More importantly, it connected players across the country when there wasn’t a clear system for doing that yet. It gave people access to equipment, information, and a growing sense that this wasn’t just a backyard game anymore.

Fran Myer’s Role in Building USA Pickleball and Early Tournaments

Photo by Pickleball Hall of Fame

As more people started playing, Fran moved into the part most people avoid—organizing it.

She and her husband Barney became commissioners for pickleball at the Washington State Senior Games Pickleball and helped run those events for nearly a decade. She assisted with the first USAPA National Tournament and later served as co-director for multiple years. When USA Pickleball was forming, she was part of that group as a charter member and went on to serve on the board for eight years.

This was before things were standardized—before clear systems, rankings, or consistent tournament structure. A lot of it was being built in real time by people willing to step in and figure it out.

Fran was one of those people.

“The Forrest Gump of Pickleball”

Fran has a way of describing her place in all of it that’s probably more accurate than anything else:

“I’m the Forrest Gump of pickleball.”

She wasn’t chasing recognition. She wasn’t trying to position herself as important to the sport. She just kept stepping into whatever was needed next—building a website, running tournaments, supporting a governing body, competing.

It all happened alongside everything else in her life, not instead of it.

The Personal Side of Fran Myer’s Pickleball Story

Photo by Pickleball Hall of Fame

Pickleball also shaped her life in ways that had nothing to do with medals or milestones. It’s where she met her husband. It’s what they built together. And it’s what they centered their time around for years.

They even got married on a pickleball court.

It sounds like a detail that would be exaggerated over time, but in her case, it fits. Eventually, pickleball stopped being separate from everything else.

She went on to become the first woman inducted into the Pickleball Hall of Fame in 2018, a recognition that reflects how much she contributed across different parts of the sport—not just as a player, but as someone who helped make it accessible, organized, and easier to grow.
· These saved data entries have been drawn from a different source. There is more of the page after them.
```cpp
struct FrameParams {
    const TileDev* tiles;
    const ViewDev* views;
    uint64_t* vis;
    uint8_t* dirty;
    WorkItem* work;
    uint32_t* counters;
    uint32_t* status_out;
    BigItem* big;
    RareItem* rare;
    FarItem* far;
    WorkItem* work2;
    uint32_t work_cap, big_cap, rare_cap;
    uint32_t far_sub_cap;
    uint32_t near_cap;
    uint32_t near_strip;
    float split_m;
    uint32_t n_views, n_tiles;
    int32_t W, H;
    uint32_t tile_w, tile_h;
    uint32_t bx_count, by_count;
    uint32_t tris_per_tile;
    FastDiv div_tris, div_hm1;
    uint32_t sky_c8;
    uint32_t linear_target;
    uint32_t bgra;
    uint32_t rblocks_x, rblocks_view;
    uint32_t post_off;
    uint32_t rblock_first, rblock_count;
    FastDiv div_rblocks_x, div_rblocks_view;
};

struct OutputParams {
    uint8_t* rgba;
    size_t rgba_view_stride, rgba_pitch;
    float* depth;
    size_t depth_view_stride, depth_pitch;
};

constexpr uint32_t kStatusBigOverflow = 1u;
constexpr uint32_t kStatusRareOverflow = 2u;
constexpr uint32_t kFarLists = 64;
constexpr uint32_t kStatusWords = 16;
constexpr uint32_t kCounterWords = kStatusWords + 16 * kFarLists;
constexpr uint32_t kStatusBounds = 4u;
constexpr uint32_t kCtrWork = 0, kCtrBig = 1;
constexpr uint32_t kCtrStatus = 2;
constexpr uint32_t kCtrRare = 3;
constexpr uint32_t kCtrFarTested = 4, kCtrFarSurvived = 5;
constexpr uint32_t kCtrBigStart = 6, kCtrRareStart = 7;
constexpr uint32_t kCtrBoundsTag = 8, kCtrBoundsLo = 9, kCtrBoundsHi = 10;
constexpr uint32_t far_list_counter(uint32_t q) { return kStatusWords + 16 * q; }

struct EdgeJob {
    uint32_t lt, rb;
    uint32_t uni;
    uint32_t top_bottom;
};
struct CornerJob {
    uint32_t lt, rt, lb, rb;
    uint32_t uni;
};

void launch_block_tables(const TileDev* tiles, uint32_t first, uint32_t count, uint32_t w, uint32_t h, hipStream_t s);
bool normals_tables_fused(uint32_t w, uint32_t h, int lds_rows);
void launch_trig_tables(const TileDev* tiles, uint32_t first, uint32_t count, uint32_t w, uint32_t h, hipStream_t s);
void launch_normals_tables(const TileDev* tiles, uint32_t first, uint32_t count, uint32_t w, uint32_t h, hipStream_t s);
void launch_block_bounds(const TileDev* tiles, uint32_t first, uint32_t count, uint32_t w, uint32_t h, hipStream_t s);
void launch_normals_interior(const TileDev* tiles, uint32_t first, uint32_t count, uint32_t w, uint32_t h, int lds_rows,
                             hipStream_t s);
void launch_normals_border(const TileDev* tiles, const EdgeJob* edges, uint32_t n_edges, const CornerJob* corners, uint32_t n_corners, uint32_t w,
                           uint32_t h, hipStream_t s);

constexpr uint32_t kPackViews = 8;
struct ViewPack { ViewDev v[kPackViews]; };
void launch_put_views(const ViewPack& pack, uint32_t n, ViewDev* dst, hipStream_t s);
constexpr uint32_t kMaxCullPairs = 1024;
void launch_clear(const FrameParams& p, uint32_t* zero, hipStream_t s, hipEvent_t start = nullptr);
void launch_clear_cull(const FrameParams& p, uint32_t* zero, hipStream_t s, hipEvent_t start = nullptr, const ViewPack* pack = nullptr, uint32_t n_pack_views = 0,
                       const uint16_t* pairs = nullptr, uint32_t n_pairs = 0);
void launch_cull(const FrameParams& p, hipStream_t s, const uint16_t* pairs = nullptr, uint32_t n_pairs = 0);
size_t cull_workgroups_max(uint32_t n_views, uint32_t n_tiles, uint32_t blocks_per_tile);
void launch_raster(const FrameParams& p, int phase, hipStream_t s);
void launch_occlusion(const FrameParams& p, hipStream_t s);
void launch_raster_rare(const FrameParams& p, hipStream_t s);
void launch_raster_big(const FrameParams& p, hipStream_t s);
void launch_resolve(const FrameParams& p, const OutputParams& o, hipStream_t s, hipEvent_t start = nullptr, hipEvent_t stop = nullptr);

constexpr uint32_t kViewshedStatSlots = 1024;
void launch_viewshed(const FrameParams& p, uint32_t* const* masks, unsigned long long* stats, hipStream_t s);

struct HorizonPoint {
    int32_t row;
    float depth;
    int32_t lat, lon;
    uint32_t cell_x, cell_y, fan, reserved;
};
struct HorizonParams {
    const uint64_t* vis;
    const uint8_t* dirty;
    const uint32_t* counters;
    uint32_t* check;
    const int32_t* tile_ll;
    HorizonPoint* out;
    size_t view_stride;
    size_t n_keys;
    uint32_t first_view, n_views;
    uint32_t W, H;
    uint32_t n_tiles, tris_per_tile, hm1;
    FastDiv div_tris, div_hm1;
};
void launch_horizon(const HorizonParams& p, hipStream_t s);

struct GroundPoint {
    double lon_deg, lat_deg;
    float height_m, range_m, depth;
    int32_t kind;
    int32_t tile_lat, tile_lon;
    uint32_t cell_x, cell_y, tri, fan;
    float w1, w2;
};
struct GroundQuery { uint32_t view, x, y, reserved; };
struct GroundParams {
    HorizonParams q;
    const TileDev* tiles;
    const GroundView* views;
    const double* trig;
    size_t trig_doubles;
    uint32_t tile_w, tile_h;
    uint32_t sub_views;
};
void launch_ground_tables(const TileDev* tiles, uint32_t n_tiles, double* trig, uint32_t w, uint32_t h, hipStream_t s);
void launch_ground(const GroundParams& p, const GroundQuery* queries, GroundPoint* out, uint32_t n, hipStream_t s);
void launch_ground_map(const GroundParams& p, float* out, size_t view_stride, size_t pitch, hipStream_t s);

static_assert(kLosBCX == kBCX && kLosBCY == kBCY, "topo_los.h walks the raster blocks");
struct RayHit {
    double t, lon_deg, lat_deg;
    float height_m;
    int32_t kind;
    int32_t tile_lat, tile_lon;
    uint32_t cell_x, cell_y, tri, front;
    float w1, w2;
};
struct RayParams {
    LosScene s;
    const int32_t* tile_ll;
    uint32_t* check;
};
void launch_raycast(const RayParams& p, const LosRay* rays, RayHit* out, uint32_t n, hipStream_t s);
void launch_sunlit_map(const GroundParams& g, const LosScene& scene, const double sun[3], uint8_t* out, size_t view_stride, size_t pitch, hipStream_t s);

struct UnwrapParams {
    const double* tab;
    const uint8_t* rgba_src;
    size_t rgba_view_stride, rgba_pitch;
    const uint8_t* depth_src;
    size_t depth_view_stride, depth_pitch;
    uint8_t* rgba_out;
    size_t rgba_out_pitch;
    uint8_t* depth_out;
    size_t depth_out_pitch;
    uint8_t* src_out;
    size_t src_out_pitch;
    uint32_t* check;
    uint32_t n_views, src_w, src_h, out_w, out_h;
    uint32_t blocks_x;
    uint32_t srgb;
};
// ... 25 lines not shown
```

topo-renderer_amd/csrc/topo_kernels.hip:

```cpp
#include <algorithm>
#include <atomic>
#include <cstring>

#include "kernels_common.h"
#include "kernels_load.h"
#include "kernels_frame.h"
#include "kernels_resolve.h"
#include "kernels_query.h"
#include "kernels_overlay.h"
#include "kernels_tiff.h"

namespace topo {


template <typename K, typename... Args>
static inline void launch_timed(K kernel, dim3 grid, dim3 block, hipStream_t s, hipEvent_t start, hipEvent_t stop, const Args&... args) {
    if (start || stop) hipExtLaunchKernelGGL(kernel, grid, block, 0, s, start, stop, 0, args...);
    else hipLaunchKernelGGL(kernel, grid, block, 0, s, args...);
}

struct BlockGrid { uint32_t bxc, byc; };
static inline BlockGrid block_grid(uint32_t w, uint32_t h) { return {(w - 1 + kBCX - 1) / kBCX, (h - 1 + kBCY - 1) / kBCY}; }

template <int kSite, typename K>
// ... 64 lines not shown
        }
#undef TOPO_ROLL
        return;
    }
#define TOPO_K1(R)                                                                                                                    \
    hipLaunchKernelGGL(k_normals_interior<R>, dim3(((((w + 127) / 128) * ((h + (R)-1) / (R)) * count + 7) / 8) * 8), block, 0, s, tiles, first, \
                       count, (int)w, (int)h)
    switch (lds_rows) {
        case 4: TOPO_K1(4); break;
        case 8: TOPO_K1(8); break;
        case 16: TOPO_K1(16); break;
        case 64: TOPO_K1(64); break;
        default: TOPO_K1(32); break;
    }
#undef TOPO_K1
}

void launch_normals_border(const TileDev* tiles, const EdgeJob* edges, uint32_t n_edges, const CornerJob* corners, uint32_t n_corners, uint32_t w,
                           uint32_t h, hipStream_t s) {
    const uint32_t chunks = (w + 63) / 64, blocks = chunks * n_edges + (n_corners + 63) / 64;
    if (blocks == 0) return;
    hipLaunchKernelGGL(k_normals_border, dim3(blocks), dim3(64), 0, s, tiles, edges, n_edges, chunks, corners, n_corners, (int)w, (int)h);
}

void launch_clear(const FrameParams& p, uint32_t* zero, hipStream_t s, hipEvent_t start) {
    const size_t n = (size_t)p.n_views * p.W * p.H;
    launch_timed(k_clear, dim3(2048), dim3(256), s, start, nullptr, p.vis, p.dirty, n, p.counters, zero);
}
void launch_put_views(const ViewPack& pack, uint32_t n, ViewDev* dst, hipStream_t s) {
    hipLaunchKernelGGL(k_put_views, dim3(1), dim3(256), 0, s, pack, n * (uint32_t)(sizeof(ViewDev) / 4), (uint32_t*)dst);
}

namespace {
struct CullGrid {
    unsigned n_blocks;
    uint32_t wgs_per_pair;
    CullPairs list{};
    CullGrid(const FrameParams& p, const uint16_t* pairs, uint32_t n_pairs) {
        const uint32_t blocks_per_tile = p.bx_count * p.by_count;
        if (pairs && n_pairs <= kMaxCullPairs && blocks_per_tile) {
            wgs_per_pair = (blocks_per_tile + 255) / 256;
            n_blocks = n_pairs * wgs_per_pair;
            memcpy(list.code, pairs, n_pairs * sizeof(uint16_t));
        } else {
            wgs_per_pair = 0;
            n_blocks = (unsigned)(((size_t)p.n_views * p.n_tiles * blocks_per_tile + 255) / 256);
        }
    }
};
}
size_t cull_workgroups_max(uint32_t n_views, uint32_t n_tiles, uint32_t blocks_per_tile) {
    const size_t pairs = (size_t)n_views * n_tiles;
    return std::max((pairs * blocks_per_tile + 255) / 256, pairs * ((blocks_per_tile + 255) / 256));
}

void launch_clear_cull(const FrameParams& p, uint32_t* zero, hipStream_t s, hipEvent_t start, const ViewPack* pack, uint32_t n_pack_views, const uint16_t* pairs,
                       uint32_t n_pairs) {
    const CullGrid g(p, pairs, n_pairs);
    const unsigned n_clear = 2048;
    static const ViewPack none{};
    const ViewPack& pk = pack ? *pack : none;
    const uint32_t words = pack ? n_pack_views * (uint32_t)(sizeof(ViewDev) / 4) : 0u;
    launch_timed(k_clear_cull, dim3(g.n_blocks + n_clear), dim3(256), s, start, nullptr, p, g.n_blocks, n_clear, zero, pk, words, g.wgs_per_pair, g.list);
}

void launch_cull(const FrameParams& p, hipStream_t s, const uint16_t* pairs, uint32_t n_pairs) {
    const CullGrid g(p, pairs, n_pairs);
    if (g.n_blocks == 0) return;
    hipLaunchKernelGGL(k_cull, dim3(g.n_blocks), dim3(256), 0, s, p, g.wgs_per_pair, g.list);
}

void launch_raster(const FrameParams& p, int phase, hipStream_t s) {
    if (p.n_tiles == 0) return;
    const unsigned grid = resident_grid<0>(k_raster, 256 * 5);
    hipLaunchKernelGGL(k_raster, dim3(grid), dim3(256), 0, s, p, phase);
}

void launch_occlusion(const FrameParams& p, hipStream_t s) {
    if (p.n_tiles == 0) return;
    const unsigned grid = resident_grid<1>(k_occlusion, 256 * 8);
    hipLaunchKernelGGL(k_occlusion, dim3(grid), dim3(256), 0, s, p);
}

void launch_raster_rare(const FrameParams& p, hipStream_t s) {
    if (p.n_tiles == 0) return;
    hipLaunchKernelGGL(k_raster_rare, dim3(256), dim3(256), 0, s, p);
}

void launch_raster_big(const FrameParams& p, hipStream_t s) {
    if (p.n_tiles == 0) return;
    const unsigned grid = resident_grid<2>(k_raster_big, 256 * 4);
    hipLaunchKernelGGL(k_raster_big, dim3(grid), dim3(256), 0, s, p);
}

void launch_resolve(const FrameParams& p, const OutputParams& o, hipStream_t s, hipEvent_t start, hipEvent_t stop) {
    const unsigned n_blocks = p.rblock_count;
    if (n_blocks == 0) return;
    unsigned resident = 4u * resident_grid<3>(k_resolve<true, false>, 256 * TOPO_RESOLVE_WGS);
    if (const char* e = getenv("TOPO_RESOLVE_GRID")) resident = (unsigned)atoi(e) ? (unsigned)atoi(e) : n_blocks;
    const dim3 grid(n_blocks < resident ? n_blocks : resident), block(256);
    const bool bgra = p.bgra && !p.post_off;
    auto launch = [&](auto kernel) { launch_timed(kernel, grid, block, s, start, stop, p, o); };
    if (!p.linear_target && !bgra) launch(k_resolve<true, false>);
    else if (!p.linear_target) launch(k_resolve<true, true>);
    else if (!bgra) launch(k_resolve<false, false>);
    else launch(k_resolve<false, true>);
}
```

Why Fran Myer Still Matters in Pickleball Today

Right now, most conversations around pickleball are focused on what’s next—expansion, investment, visibility, bigger stages.

Fran’s story sits on the other side of that timeline. You can even spot her in The Power of Pickleball documentary.

It’s what the sport looked like when there wasn’t a clear upside. When there wasn’t a roadmap. When the people involved were building things simply because they believed in it and wanted to see it grow.

She didn’t approach it like a business opportunity. She approached it like something worth showing up for.

And that ended up shaping more of the sport than most people realize.